On 2015-04-07 15:26:06 +0200, Pierre Frenkiel wrote:
> On Tue, 7 Apr 2015, Vincent Lefevre wrote:
> >On 2015-04-07 12:55:04 +0200, Markus Schönhaber wrote:
> >>Am 07.04.2015 um 12:49 CEST Vincent Lefevre:
> >>
> >>>On 2015-04-05 21:57:36 +0200, Pierre Frenkiel wrote:
> >>>>  my Android ssh server uses the port 2223, and I could not find
> >>>>  how to force rsync to use this port.
> >>>
> >>>The port is a SSH parameter, not a rsync option. So, use .ssh/config
> >>>for that.
> >>
> >>Or use rsync's --rsh option, like
> >>rsync --rsh "ssh -p 2223" ...
> >
> >The advantage of using .ssh/config is that it will work for any
> >SSH-based command, not just rsync. And you don't have to remember
> >to use the --rsh option.
>    thank you guys for your suggestions..., but it seems you didn't
>    read completely  my post: I said that the remote ssh server is on an
>    Android device.
>    "rsync is ssh based" means that it can use the remote ssh server,
>    not the local ssh client.

I don't understand what you mean here. One generally uses rsync with
the local ssh client (which connects to the remote server), i.e. the
typical use is with something like:

  rsync --rsh=ssh

or equivalently

  rsync -e ssh

or equivalently just rsync with the RSYNC_RSH=ssh environment variable.

>    rsync can actually use ssh as a remote shell, as long as there
>    such a thing on the remote side.

You just need a ssh server on the remote side, and of course rsync
on the remote side as well (you possibly need to specify the full
pathname with the --rsync-path option[*]).

[*] When I was using rsync with my Galaxy Note 2, I had to use:
but this depends on what Android application provides rsync.

>    But,as far as I know, there is no such thing on Android.
>    the .ssh/config is for the ssh client. For example, if I put:
>       match host gs2
>       port 2223
>    then, "ssh gs2" works, but not rsync.

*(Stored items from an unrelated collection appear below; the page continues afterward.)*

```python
_vp, _i32, _i64, _u32, _u64, _f32, _sz, _cp = C.c_void_p, C.c_int32, C.c_int64, C.c_uint32, C.c_uint64, C.c_float, C.c_size_t, C.c_char_p
ENGINE_CB = C.CFUNCTYPE(None, C.c_char_p, C.c_char_p, C.c_void_p)
SYMBOLS = {
    "mi355_backend_init": (C.c_int, []),
    "mi355_backend_free": (None, []),
    "mi355_device_count": (C.c_int, []),
    "mi355_last_error": (_cp, []),
    "mi355_time_us": (_i64, []),
    "mi355_print_system_info": (_cp, []),
    "mi355_model_default_params": (ModelParams, []),
    "mi355_model_load_from_file": (_vp, [_cp, ModelParams]),
    "mi355_model_free": (None, [_vp]),
    "mi355_model_n_vocab": (_i32, [_vp]),
    "mi355_model_n_embd": (_i32, [_vp]),
    "mi355_model_n_layer": (_i32, [_vp]),
    "mi355_model_n_head": (_i32, [_vp]),
    "mi355_model_n_head_kv": (_i32, [_vp]),
    "mi355_model_n_ctx_train": (_i32, [_vp]),
    "mi355_model_size": (_u64, [_vp]),
    "mi355_model_cpu_buffer": (_u64, [_vp]),
    "mi355_model_other_buffer": (_u64, [_vp]),
    "mi355_model_bytes_per_token": (_u64, [_vp]),
    "mi355_model_planes_bytes": (_u64, [_vp]),
    "mi355_debug_set_option": (C.c_int, [_cp, _i32]),
    "mi355_model_desc": (_cp, [_vp]),
    "mi355_model_meta_str": (C.c_int, [_vp, _cp, _cp, _sz]),
    "mi355_context_default_params": (ContextParams, []),
    "mi355_context_new": (_vp, [_vp, ContextParams]),
    "mi355_context_free": (None, [_vp]),
    "mi355_n_ctx": (_u32, [_vp]),
    "mi355_n_batch": (_u32, [_vp]),
    "mi355_n_ubatch": (_u32, [_vp]),
    "mi355_context_device_bytes": (_u64, [_vp]),
    "mi355_batch_init": (Batch, [_i32, _i32, _i32]),
    "mi355_batch_free": (None, [Batch]),
    "mi355_decode": (_i32, [_vp, Batch]),
    "mi355_greedy_steps": (_i32, [_vp, _i32, _i32, _i32, _i32, _vp]),
    "mi355_get_logits_ith": (C.POINTER(C.c_float), [_vp, _i32]),
    "mi355_get_argmax_ith": (_i32, [_vp, _i32]),
    "mi355_get_topk_ith": (_i32, [_vp, _i32, _i32, _i32, _vp, _vp, _vp, _f32, _f32, _f32, _vp, _vp]),
    "mi355_debug_mega_steps": (C.c_int64, [_vp]),
    "mi355_debug_engine_steps": (C.c_int64, [_vp]),
    "mi355_debug_fused_skipped_steps": (C.c_int64, [_vp]),
    "mi355_debug_qkv_attn_launches": (C.c_int64, [_vp]),
    "mi355_debug_qkv_attn_plan": (C.c_int64, [C.c_int32] * 10 + [C.POINTER(C.c_int32)]),
    "mi355_set_embeddings": (None, [_vp, _i32]),
    "mi355_get_embeddings_ith": (C.POINTER(C.c_float), [_vp, _i32]),
    "mi355_synchronize": (None, [_vp]),
    "mi355_kv_cache_clear": (None, [_vp]),
    "mi355_kv_cache_seq_rm": (_i32, [_vp, _i32, _i32, _i32]),
    "mi355_kv_cache_seq_cp": (None, [_vp, _i32, _i32, _i32, _i32]),
    "mi355_kv_cache_seq_add": (None, [_vp, _i32, _i32, _i32, _i32]),
    "mi355_kv_cache_used_cells": (_i32, [_vp]),
    "mi355_debug_enable_taps": (None, [_vp, _i32]),
    "mi355_debug_layer_out": (_i32, [_vp, _i32, _vp, _sz]),
    "mi355_op_quantize_act": (C.c_int, [_i32, _vp, _i64, _i64, _vp]),
    "mi355_op_rms_norm_quant": (C.c_int, [_vp, _vp, _i64, _i64, _f32, _vp, _vp]),
    "mi355_op_swiglu_quant": (C.c_int, [_vp, _vp, _i64, _i64, _vp]),
    "mi355_op_mul_mat": (C.c_int, [_i32, _vp, _i64, _i64, _vp, _i64, _vp, _vp, _vp]),
    "mi355_op_mul_mat_add": (C.c_int, [_i32, _vp, _i64, _i64, _vp, _i64, _vp, _vp]),
    "mi355_op_mul_mat_fused": (C.c_int, [_i32, _vp, _i64, _i64, _vp, _vp, _f32, _vp]),
    "mi355_op_f32_to_bf16": (C.c_int, [_vp, _i64, _vp]),
    "mi355_op_mul_mat_bf16": (C.c_int, [_i32, _vp, _vp, _i64, _vp, _i64, _vp, _vp, _i32, _i32, _i32, _i32, _vp]),
    "mi355_op_ffn_gate_up": (C.c_int, [_i32, _vp, _vp, _i64, _i64, _vp, _i64, _vp]),
    "mi355_op_rms_norm_mul": (C.c_int, [_vp, _vp, _i64, _i64, _f32, _vp]),
    "mi355_op_rope": (C.c_int, [_vp, _i32, _i32, _i32, _vp, _i64, _f32, _f32, _vp, _i32]),
    "mi355_op_rope_yarn": (C.c_int, [_vp, _i32, _i32, _i32, _vp, _i64, _f32, _f32, _vp, _i32, _f32, _f32, _f32, _f32]),
    "mi355_op_get_rows": (C.c_int, [_i32, _vp, _i64, _i64, _vp, _i64, _vp]),
    "mi355_op_swiglu": (C.c_int, [_vp, _vp, _i64, _vp]),
    "mi355_op_soft_max": (C.c_int, [_vp, _vp, _i64, _i64, _f32, _vp]),
    "mi355_op_moe_route": (C.c_int, [_vp, _i64, _i32, _i32, _vp, _vp]),
    "mi355_op_moe_router": (C.c_int, [_i32, _vp, _i32, _i64, _vp, _i64, _i32, _i32, _vp, _vp, _vp, _vp]),
    "mi355_op_flash_attn": (C.c_int, [_vp, _i64, _i32, _i32, _i32, _i32, _vp, _i32, _vp, _i32, _vp, _vp, _f32, _vp]),
    "mi355_op_attn_step": (C.c_int, [_vp, _vp, _vp, _i32, _i32, _i32, _i32, _vp, _i32, _vp, _i32, _vp, _i32, _i32, _f32, _i32, _f32, _i32, _vp, _i64, _vp, _i32,
                                     _vp, _vp, _vp, _vp]),
    "mi355_op_attn_decode_neox": (C.c_int, [_vp, _vp, _vp, _i32, _i32, _i32, _i32, _vp, _i32, _vp, _i32, _vp, _i32, _i32, _f32, _f32, _vp, _vp, _f32, _i32,
                                            _vp, _vp, _vp]),
    "mi355_op_kv_store": (C.c_int, [_i32, _vp, _vp, _vp, _i64, _i32, _i32, _i32, _i32, _i32, _i32, _i32, _i32, _vp, _vp, _f32, _f32, _vp, _vp, _vp, _f32, _vp, _vp]),
    "mi355_op_k_shift": (C.c_int, [_i32, _i32, _i32, _i32, _i32, _i32, _vp, _f32, _f32, _vp, _f32, _f32, _f32, _f32, _vp]),
    "mi355_bench_hbm_read": (C.c_double, [_sz, C.c_int]),
    "mi355_profile_last_decode": (_i32, [_vp, C.POINTER(_cp), C.POINTER(_f32), _i32]),
    "mi355_profile_enable": (None, [_vp, _i32]),
    "mi355_debug_force_moe_ids": (C.c_int, [_vp, _vp, _i32, _i32, _i32]),
    "mi355_bench_weight_sweep": (C.c_double, [_vp, C.c_int, C.POINTER(_u64)]),
    "mi355_bench_weight_sweep2": (C.c_double, [_vp, C.c_int, C.POINTER(_u64), C.POINTER(C.c_int32)]),
    "mi355_tokenize": (_i32, [_vp, _cp, _i32, C.POINTER(C.c_int32), _i32, _i32, _i32]),
    "mi355_token_to_piece": (_i32, [_vp, _i32, C.c_char_p, _i32, _i32]),
    "mi355_token_bos": (_i32, [_vp]),
    "mi355_token_eos": (_i32, [_vp]),
    "mi355_token_is_eog": (_i32, [_vp, _i32]),
    "mi355_engine_create": (_vp, []),
    "mi355_engine_destroy": (None, [_vp]),
    "mi355_engine_set_release_callback": (None, [_vp, _vp]),
    "mi355_engine_load_model": (None, [_vp, _cp, ENGINE_CB, _vp]),
    "mi355_engine_unload_model": (None, [_vp, _cp, ENGINE_CB, _vp]),
    "mi355_engine_get_model_status": (None, [_vp, _cp, ENGINE_CB, _vp]),
    "mi355_engine_get_models": (None, [_vp, _cp, ENGINE_CB, _vp]),
    "mi355_engine_handle_chat_completion": (None, [_vp, _cp, ENGINE_CB, _vp]),
    "mi355_engine_handle_embedding": (None, [_vp, _cp, ENGINE_CB, _vp]),
    "mi355_engine_is_supported": (_i32, [_vp, _cp]),
    "mi355_engine_stop_inferencing": (None, [_vp, _cp]),
    "mi355_engine_load": (None, [_vp, _cp, _cp, _i32, _cp, _i32, _i32]),
    "mi355_engine_unload": (None, [_vp]),
    "mi355_engine_set_file_logger": (None, [_vp, _i32, _cp]),
    "mi355_engine_set_log_level": (None, [_vp, _i32]),
    "mi355_engine_set_log_callback": (None, [_vp, _vp, _vp]),
    "mi355_clip_model_load": (_vp, [_cp, _i32]),
    "mi355_clip_free": (None, [_vp]),
    "mi355_clip_n_mmproj_embd": (_i32, [_vp]),
    "mi355_clip_n_patches": (_i32, [_vp]),
    "mi355_clip_image_size": (_i32, [_vp]),
    "mi355_clip_max_image_rows": (_i32, [_vp]),
    "mi355_clip_image_preprocess_grid": (_i32, [_vp, _vp, _i32, _i32, _vp, _sz, _vp, _vp]),
    "mi355_clip_image_load_from_bytes": (_i32, [_vp, _sz, C.POINTER(_i32), C.POINTER(_i32), _vp, _sz]),
    "mi355_clip_image_preprocess": (_i32, [_vp, _vp, _i32, _i32, _vp]),
    "mi355_clip_image_encode": (_i32, [_vp, _vp, _vp]),
    "mi355_llava_image_embed_from_bytes": (_i32, [_vp, _vp, _sz, _vp, _sz]),
    "mi355_tp_p2p_local_handle": (C.c_int, [_vp, _sz, _sz]),
    "mi355_tp_p2p_local_handle2": (C.c_int, [_vp, _sz, _sz, _sz]),
    "mi355_tp_p2p_prompt_exchanges": (C.c_int64, []),
    "mi355_tp_p2p_enable": (C.c_int, [_vp, _sz]),
    "mi355_tp_p2p_exchanges": (C.c_int64, []),
    "mi355_tp_unique_id": (C.c_int, [_vp, _sz]),
    "mi355_tp_init": (C.c_int, [_i32, _i32, _i32, _vp, _sz]),
    "mi355_tp_shutdown": (None, []),
    "mi355_tp_worker_main": (C.c_int, [C.c_int]),
    "mi355_tp_rank": (_i32, []),
# ... 498 lines not shown
        pos = np.asarray(pos, np.int32).reshape(-1)
        n = tokens.size
        b = self._batch(n)
        b.n_tokens = n
        C.memmove(b.token, tokens.ctypes.data, 4 * n)
        C.memmove(b.pos, pos.ctypes.data, 4 * n)
        for i in range(n):
            b.n_seq_id[i] = 1
            b.seq_id[i][0] = 0 if seq is None else int(seq[i] if np.ndim(seq) else seq)
            b.logits[i] = (1 if i == n - 1 else 0) if logits is None else int(bool(logits[i]))
        rc = self.lib.mi355_decode(self.h, b)
        if rc < 0:
            raise MI355Error(f"mi355_decode failed ({rc}): {_err(self.lib)}")
        return rc

    def decode_embd(self, embd, pos, seq=None, logits=None) -> int:
        embd = np.ascontiguousarray(embd, np.float32)
        pos = np.asarray(pos, np.int32).reshape(-1)
        n = pos.size
        if embd.shape != (n, self.model.n_embd):
            raise ValueError(f"embd must be [{n}][{self.model.n_embd}]")
        b = self.lib.mi355_batch_init(n, self.model.n_embd, 1)
        try:
            b.n_tokens = n
            C.memmove(b.embd, embd.ctypes.data, embd.nbytes)
            C.memmove(b.pos, pos.ctypes.data, 4 * n)
            for i in range(n):
                b.n_seq_id[i] = 1
                b.seq_id[i][0] = 0 if seq is None else int(seq[i] if np.ndim(seq) else seq)
                b.logits[i] = (1 if i == n - 1 else 0) if logits is None else int(bool(logits[i]))
            rc = self.lib.mi355_decode(self.h, b)
        finally:
            self.lib.mi355_batch_free(b)
        if rc < 0:
            raise MI355Error(f"mi355_decode failed ({rc}): {_err(self.lib)}")
        return rc

    def greedy_steps(self, first: int, pos0: int, n: int, seq: int = 0) -> np.ndarray:
        out = np.empty(n, np.int32)
        done = self.lib.mi355_greedy_steps(self.h, int(first), int(pos0), int(seq), int(n), out.ctypes.data)
        if done != n:
            raise MI355Error(f"mi355_greedy_steps stopped after {done} of {n}: {_err(self.lib)}")
        return out

    def logits(self, i: int = -1) -> np.ndarray:
        p = self.lib.mi355_get_logits_ith(self.h, i)
        if not p:
            raise MI355Error(f"no logits for that batch row: {_err(self.lib)}")
        return np.ctypeslib.as_array(p, shape=(self.model.n_vocab,)).copy()

    def logits_ready(self, i: int = -1) -> None:
        if not self.lib.mi355_get_logits_ith(self.h, i):
            raise MI355Error(f"no logits for that batch row: {_err(self.lib)}")

    def set_embeddings(self, on: bool = True) -> None:
        self.lib.mi355_set_embeddings(self.h, int(on))

    def embeddings(self, i: int = -1) -> np.ndarray:
        p = self.lib.mi355_get_embeddings_ith(self.h, i)
        if not p:
            raise MI355Error("no embeddings for that row")
        return np.ctypeslib.as_array(p, shape=(self.model.n_embd,)).copy()

    def argmax(self, i: int = -1) -> int:
        return int(self.lib.mi355_get_argmax_ith(self.h, i))

    def mega_steps(self) -> int:
        return int(self.lib.mi355_debug_mega_steps(self.h))

    def topk(self, k: int, i: int = -1, adj_tok=(), adj_bias=(), adj_count=(), repeat: float = 1.0, freq: float = 0.0, present: float = 0.0):
        at = np.ascontiguousarray(adj_tok, np.int32); ab = np.ascontiguousarray(adj_bias, np.float32); ac = np.ascontiguousarray(adj_count, np.int32)
        toks = np.zeros(k, np.int32); lg = np.zeros(k, np.float32)
        r = self.lib.mi355_get_topk_ith(self.h, i, k, at.size, _ptr(at), _ptr(ab), _ptr(ac), repeat, freq, present, _ptr(toks), _ptr(lg))
        if r != k:
            raise MI355Error(f"mi355_get_topk_ith failed: {_err(self.lib)}")
        return toks, lg

    def fused_skipped_steps(self) -> int:
        return int(self.lib.mi355_debug_fused_skipped_steps(self.h))

    def qkv_attn_launches(self) -> int:
        return int(self.lib.mi355_debug_qkv_attn_launches(self.h))

    def engine_steps(self) -> int:
        return int(self.lib.mi355_debug_engine_steps(self.h))

    def synchronize(self):
        self.lib.mi355_synchronize(self.h)

    def kv_clear(self):
        self.lib.mi355_kv_cache_clear(self.h)

    def kv_seq_rm(self, seq, p0, p1) -> bool:
        return bool(self.lib.mi355_kv_cache_seq_rm(self.h, seq, p0, p1))

    def kv_seq_cp(self, s, d, p0, p1):
        self.lib.mi355_kv_cache_seq_cp(self.h, s, d, p0, p1)

    def kv_seq_add(self, seq, p0, p1, delta):
        self.lib.mi355_kv_cache_seq_add(self.h, seq, p0, p1, delta)

    def kv_used(self) -> int:
        return int(self.lib.mi355_kv_cache_used_cells(self.h))

    def enable_taps(self, on: bool = True):
        self.lib.mi355_debug_enable_taps(self.h, int(on))

    def layer_out(self, il: int, n_tokens: int) -> np.ndarray:
        out = np.zeros((n_tokens, self.model.n_embd), np.float32)
        n = self.lib.mi355_debug_layer_out(self.h, il, _ptr(out), out.size)
        if n < 0:
            raise MI355Error("debug taps not enabled")
        return out[:n]

    def profile(self, on: bool = True):
        self.lib.mi355_profile_enable(self.h, int(on))

    def last_profile(self) -> dict:
        names = (_cp * 64)()
        us = (_f32 * 64)()
        n = self.lib.mi355_profile_last_decode(self.h, names, us, 64)
        return {names[i].decode(): float(us[i]) for i in range(n)}

    def force_moe_ids(self, ids: np.ndarray) -> None:
        ids = np.ascontiguousarray(ids, np.int32)
        rc = self.lib.mi355_debug_force_moe_ids(self.h, _ptr(ids), ids.shape[0], ids.shape[1], ids.shape[2])
        if rc != 0:
            raise MI355Error(f"mi355_debug_force_moe_ids failed ({rc}): {_err(self.lib)}")

    def weight_sweep_us(self, iters: int = 5):
        b = _u64(0)
        us = self.lib.mi355_bench_weight_sweep(self.h, iters, C.byref(b))
        return float(us), int(b.value)

    def weight_sweep(self, iters: int = 5):
        b, n = _u64(0), C.c_int32(0)
        us = self.lib.mi355_bench_weight_sweep2(self.h, iters, C.byref(b), C.byref(n))
        return float(us), int(b.value), int(n.value)

    def close(self):
        if self._b is not None:
            self.lib.mi355_batch_free(self._b)
            self._b = None
        if self.h:
            self.lib.mi355_context_free(self.h)
            self.h = None


class Engine:

    def __init__(self):
        import json
        import threading
        self._json, self._threading = json, threading
        self.lib = load_library()
        self.h = self.lib.mi355_engine_create()
        if not self.h:
            raise MI355Error(f"mi355_engine_create failed: {_err(self.lib)}")

    def _call(self, fn, body: dict, wait_done: bool = True, timeout: float = 120.0):
        out, done = [], self._threading.Event()

        def on(status, payload, _user):
            st, bd = self._json.loads(status.decode("utf-8", "replace")), self._json.loads(payload.decode("utf-8", "replace"))
            out.append((st, bd))
            if st.get("is_done", True) or st.get("has_error", False):
# ... 38 lines not shown
```

cortex.llamacpp_amd/csrc/c_api.cc:

```cpp
#include "../../include/mi355_llama.h"

#include <atomic>
#include <memory>
#include <new>
#include <chrono>
#include <cstdio>
#include <cstdlib>
#include <cstring>
#include <string>
#include <vector>

#include "../host/clip.h"
#include "../host/engine.h"
#include "../host/hip_backend.h"
#include "../host/log.h"
#include "../host/runtime.h"
#include "../host/tp_comm.h"
#include "../host/tp_split.h"
#include "../host/vocab.h"

namespace mi355 {
const std::string &last_error_string();
}

// ... 144 lines not shown
        std::string err;
        if (!c->init(err)) { fail(err); return nullptr; }
        mi355_context *h = new mi355_context{c.get(), {}};
        c.release();
        return h;
    )
}
void mi355_context_free(mi355_context *ctx) {
    if (!ctx) return;
    delete ctx->c;
    delete ctx;
}
uint32_t mi355_n_ctx(const mi355_context *ctx) { return ctx->c->cp.n_ctx; }
uint32_t mi355_n_batch(const mi355_context *ctx) { return ctx->c->cp.n_batch; }
uint32_t mi355_n_ubatch(const mi355_context *ctx) { return ctx->c->cp.n_ubatch; }
uint64_t mi355_context_device_bytes(const mi355_context *ctx) { return ctx->c->device_bytes; }
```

Possibly because rsync is not found on the Android side. You need
some application that provides it, and probably the --rsync-path
option because I doubt that the pathname to the rsync executable
will be a "standard" one (from $PATH).

>   Anyway, I repeat that for me, sshfs is the perfect solution.

With sshfs, you don't need a remote rsync because the rsync
synchronization is entirely done on the local side (sshfs does
the additional transfer to the remote side), but unless sshfs
has rsync like optimizations (I doubt), it will be much slower
because it will have to copy the whole files and not just the
changes. I've never compared, though.

Vincent Lefèvre <vincent@vinc17.net> - Web: <https://www.vinc17.net/>
100% accessible validated (X)HTML - Blog: <https://www.vinc17.net/blog/>
Work: CR INRIA - computer arithmetic / AriC project (LIP, ENS-Lyon)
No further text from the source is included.